### TASK INPUT
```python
def bn_hardtanh(x, bn, act, out_bf16=False, time_major=False, conv_bias=None, chan_sums=None):
    use_batch_stats = bn.training or bn.running_mean is None
    momentum = 0.0
    rm = rv = None
    if use_batch_stats and bn.training and bn.track_running_stats and bn.running_mean is not None:
        bn.num_batches_tracked.add_(1)
        momentum = bn.momentum if bn.momentum is not None else 1.0 / float(bn.num_batches_tracked)
        rm, rv = bn.running_mean, bn.running_var
    elif not use_batch_stats:
        rm, rv = bn.running_mean, bn.running_var
    if x.dtype != torch.bfloat16:
        x = x.float()
    sync_counts = None
    if use_batch_stats and bn.training and _sync_active():
        n_local = float(x.shape[0] * x.shape[2] * x.shape[3])
        if chan_sums is None:
            xd = x.double()
            chan_sums = torch.stack([xd.sum((0, 2, 3)), (xd * xd).sum((0, 2, 3))])
        else:
            chan_sums = chan_sums.clone()
        n_total = _allreduce_sums(chan_sums, n_local)
        chan_sums.mul_(n_local / n_total)
        sync_counts = (n_local, n_total)
    return BNHardtanhFunction.apply(x, bn.weight, bn.bias, conv_bias, rm, rv, use_batch_stats,
                                    momentum, bn.eps, float(act.min_val), float(act.max_val),
                                    out_bf16, time_major, chan_sums if use_batch_stats else None,
                                    sync_counts)
```

### pytorch-asr_amd/att_speech/modules/encoders/native_conv.py

```python
import torch

from att_speech import _native


def supported(conv, x):
    return (x.is_cuda and isinstance(conv, torch.nn.Conv2d) and conv.in_channels == 32
            and conv.out_channels == 32 and tuple(conv.kernel_size) == (7, 7)
            and tuple(conv.stride) == (3, 1) and tuple(conv.padding) == (0, 0)
            and tuple(conv.dilation) == (1, 1) and conv.groups == 1
            and x.dim() == 4 and x.size(2) >= 7 and 7 <= x.size(3) <= 48)


class Conv7x7C32Function(torch.autograd.Function):
    @staticmethod
    def forward(ctx, x, weight):
        x = x.to(torch.bfloat16).contiguous(memory_format=torch.channels_last)
        ctx.save_for_backward(x, weight)
        y, sums = _native.conv7x7c32_fwd(x, weight.detach(), 3, want_sums=True)
        ctx.mark_non_differentiable(sums)
        return y, sums

    @staticmethod
    def backward(ctx, dy, _dsums):
        x, weight = ctx.saved_tensors
        dx = dw = None
# ... 18 lines not shown

    @staticmethod
    def forward(ctx, x, weight):
        x = x.float().contiguous()
        ctx.save_for_backward(x, weight)
        y, sums = _native.conv1_fwd(x, weight.detach(), want_sums=True)
        ctx.mark_non_differentiable(sums)
        return y, sums

    @staticmethod
    def backward(ctx, dy, _dsums):
        x, weight = ctx.saved_tensors
        return None, (_native.conv1_wgrad(x, dy) if ctx.needs_input_grad[1] else None)


def conv1(features, conv):
    if features.size(1) == 1:
        return Conv1Function.apply(features[:, 0], conv.weight)
    return Conv1Function.apply(features.permute(0, 2, 3, 1), conv.weight)


def conv7x7c32(x, conv):
    return Conv7x7C32Function.apply(x, conv.weight)
```

### pytorch-asr_amd/csrc/bnact.hip

```cpp
#include "common.h"
#include "../../include/asr_amd.h"

namespace {

using namespace asr;

struct BnParams {
    const float *x;
    int B, C, HW, Wd;
    const float *gamma, *beta;
    const float *mean, *invstd;
    const float *shift;
    float lo, hi;
};
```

### TASK DETAILS
In the listing above, count each line that holds the word "import" and report the number alone.

### OUTPUT FOR THIS TASK
2